Friday, January 13, 2006

The Dark Side

...of family ties is often, at least in my family, enabling - allowing, or even supporting, unhealthy, destructive behavior or abuse to continue.

This is tough and there's lots of gray.

Sometimes saying, "this behavior is unacceptable and I cannot help or engage with you anymore," is the best help that can be given. We learn by our mistakes. If someone keeps fixing our mess-ups or saying that it's ok, then it must really be ok and we can keep messing up.

Well, it's not ok. Even though, as the enabler, I understand their actions and their reasoning. Even though I love them and want to do everything I can to make sure they're safe and happy. Their actions still hurt them and their actions still hurt me. I hope that it's a phase or that they'll learn. But when the same destruction actions have been repeated for years, they're not learning and it's not a phase. They're not learning, at least in part, because by allowing their behavior, we're preventing them from learning, from having to deal with their own issues.

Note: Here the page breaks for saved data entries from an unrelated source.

# visinf/fldr-vfi

Hardware: AMD Instinct MI355X
Metric: 4K frame-pairs interpolated/sec (higher is better)
Workload: dtype f32 (3x3 convs: 3 x fp16-split MFMA with fp32 accumulation — error against fp64 within 1.5x (mean) / 2x (max) of the exact fp32-MFMA kernel's on every layer shape, tests/test_gpu_parity.py::test_split_fp16_conv_is_fp32_equivalent; rest fp32/fp64); 1 GPU; single 3840x2160 frame pair per step (padded 2304x3840), fLDRnet 5-scale test path (--papermodel --test5scales), t=0.5, shipped checkpoint weights, fp64 output frame; 4 distinct pairs per GPU rotated through the loop; parallelism=dp1 (independent pairs, no data-path collective), pairs_in_flight=3, distinct_pairs_per_gpu=4, setup_threads_per_rank=16, pyramid_bytes_per_pair=283046400

## Files before the change

fldr-vfi_amd/csrc/conv_ring_kernels.hip:

```cpp
#include "spk_common.h"

#ifndef RING_SLOTS
#define RING_SLOTS 3
#endif
#define RING_NLOAD 4
#define RING_RW_MAX_CHUNKS 4
#ifndef RING_RW_SLOTS
#define RING_RW_SLOTS 5
#endif
#ifndef RING_RW_INFLIGHT
#define RING_RW_INFLIGHT 2
#endif
#ifndef RING_NT_STORES
#define RING_NT_STORES 0
#endif
#ifndef RING_PD_THIN
#define RING_PD_THIN 1
#endif
#define RING_SPIN_LIMIT (1 << 21)
#ifndef RING_LOADER_PRIO
#define RING_LOADER_PRIO 0
#endif
#ifndef RING_FIN_PRIO
#define RING_FIN_PRIO 0
#endif

#ifdef RING_STAMPS
__device__ unsigned long long fldr_ring_stamp_buf[4 * 8];
__device__ unsigned long long fldr_ring_trace[4 * 24 * 4];
FLDR_HOOK int fldr_debug_read_ring_trace(unsigned long long* host) {
    return (int)hipMemcpyFromSymbol(host, HIP_SYMBOL(fldr_ring_trace), sizeof(unsigned long long) * 4 * 24 * 4);
}
#define RSTAMP(var) unsigned long long var; { __builtin_amdgcn_sched_barrier(0); asm volatile("s_memtime %0\n\ts_waitcnt lgkmcnt(0)" : "=s"(var) :: "memory"); __builtin_amdgcn_sched_barrier(0); }
FLDR_HOOK int fldr_debug_read_ring_stamps(unsigned long long* host) {
    return (int)hipMemcpyFromSymbol(host, HIP_SYMBOL(fldr_ring_stamp_buf), sizeof(unsigned long long) * 32);
}
#else
#define RSTAMP(var)
#endif

__device__ int fldr_ring_timeouts;
static int g_ring_spin_limit = RING_SPIN_LIMIT;
FLDR_HOOK int fldr_debug_ring_spin_limit(int v) {
    g_ring_spin_limit = v < 0 ? RING_SPIN_LIMIT : v;
    return g_ring_spin_limit;
}
FLDR_HOOK int fldr_debug_ring_timeouts(void) {
    int v = -1;
    if (hipMemcpyFromSymbol(&v, HIP_SYMBOL(fldr_ring_timeouts), sizeof(int)) != hipSuccess) return -1;
    return v;
}
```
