+        if (next.load(std::memory_order_relaxed) + 1 >= cut.size()) { l.bases = l.end = l.begin; return; }
+        if (G->wait_str) G->wait_str(G->land_ctx);
+        if (timing) l.bases = clock();
+        for (;;) {
+            const size_t p = next.fetch_add(1, std::memory_order_relaxed);
+            if (p + 1 >= cut.size()) break;
+            format(cut[p], cut[p + 1]); l.pieces++; l.bytes += place[cut[p + 1]] - place[cut[p]];
+        }
+        if (timing) l.end = clock();
+    }
+    void start(const GraphView &g, OutBuf &out, Assistant *a, int helpers, double walked) {
+        G = &g; timing = getenv("AGX_WALK_TIMING") != nullptr; t_walked = walked;
+        place.assign(all.size() + 1, 0);
+        auto header_len = [](const PreJob &j) { size_t n = 1 + 9 * 2 + 2; for (int i = 0; i < 10; i++) { agx_u32 v = j.f[i]; do { n++; v /= 10u; } while (v); } return n; };
+        for (size_t i = 0; i < all.size(); i++) place[i + 1] = place[i] + header_len(all[i]) + all[i].total + (all[i].total + 59) / 60;
+        total = place[all.size()];
+        out.n = 0; base = out.grow(total);
+        if (helpers > GraphView::MAX_WALKERS) helpers = GraphView::MAX_WALKERS;
+        const size_t small = (size_t)1 << 16; size_t piece = total <= small ? total + 1 : std::max((size_t)1 << 18, total / (4 * ((size_t)helpers + 1)));
+        if (const char *e = getenv("AGX_WALK_TAIL_PIECE")) { if (total > small) piece = std::max((size_t)1, (size_t)strtoull(e, nullptr, 10)); }
+        cut.assign(1, 0);
+        for (size_t i = 0; i < all.size();) { size_t m = i + 1; while (m < all.size() && place[m] - place[i] < piece) m++; cut.push_back(m); i = m; }
+        if (total > small && a) { assistant = a; for (int t = 0; t < helpers; t++) { a->run([this, t] { work(t); }, t); running = t + 1; } }
+        if (timing) t_started = clock();
+    }
+    void join_helpers() { while (running > 0) assistant->wait(--running); }
+    void finish() {
+        if (!G) return;
+        const double t0 = timing ? clock() : 0;
+        work(GraphView::MAX_WALKERS); join_helpers();
+        if (!timing) return;
+        const double t1 = clock(); const Lap &me = lap[GraphView::MAX_WALKERS];
+        double b0 = 1e30, b1 = 0, w0 = 1e30, w1 = 0, c0 = 1e30, c1 = 0, end = t_started; size_t n = 0;
+        for (int t = 0; t < GraphView::MAX_WALKERS; t++) { const Lap &l = lap[t]; if (l.begin == 0) continue; n++;
+            b0 = std::min(b0, l.begin - t_started); b1 = std::max(b1, l.begin - t_started); w0 = std::min(w0, l.bases - l.begin); w1 = std::max(w1, l.bases - l.begin);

I've had to deal with this several times over. I first had to acknowledge my role in their behavior and feel the toll on my psyche. I had to realize that by engaging in their destructive behavior, I'm devaluing my self. Then I had to say, "No, that's enough. I love you and now you need to take care of yourself, take responsibilities for your own actions. I need to take care of me and for now that means not engaging with you because your actions affect me negatively." This hurts. In fact, it's excruciating. It's means seeing them fall flat on their face. It means admitting that I can't make everything ok. It means not having their company.

Eventually, though, it works out. I learn how to be around them with out enabling them. And they learn from their mistakes. The relationship that results, after the trust is restored, is amazing.

This morning, there was another instance of abusive, destructive behavior. I was stood up by my mother. I see that it's time to tell her, again, that some of her actions are unacceptable.

I think I can. I think I can. I think I can...

2 Comments:

Blogger mamakohl said...

You can. You can. YOU CAN. "You CAN," shouts the crazy woman on the sidelines with her face painted in Velma's team colors.

YOU CAN.

1:21 PM  
Blogger The Frays said...

You are much stronger than you give yourself credit for. You CAN and you have many people behind you for support.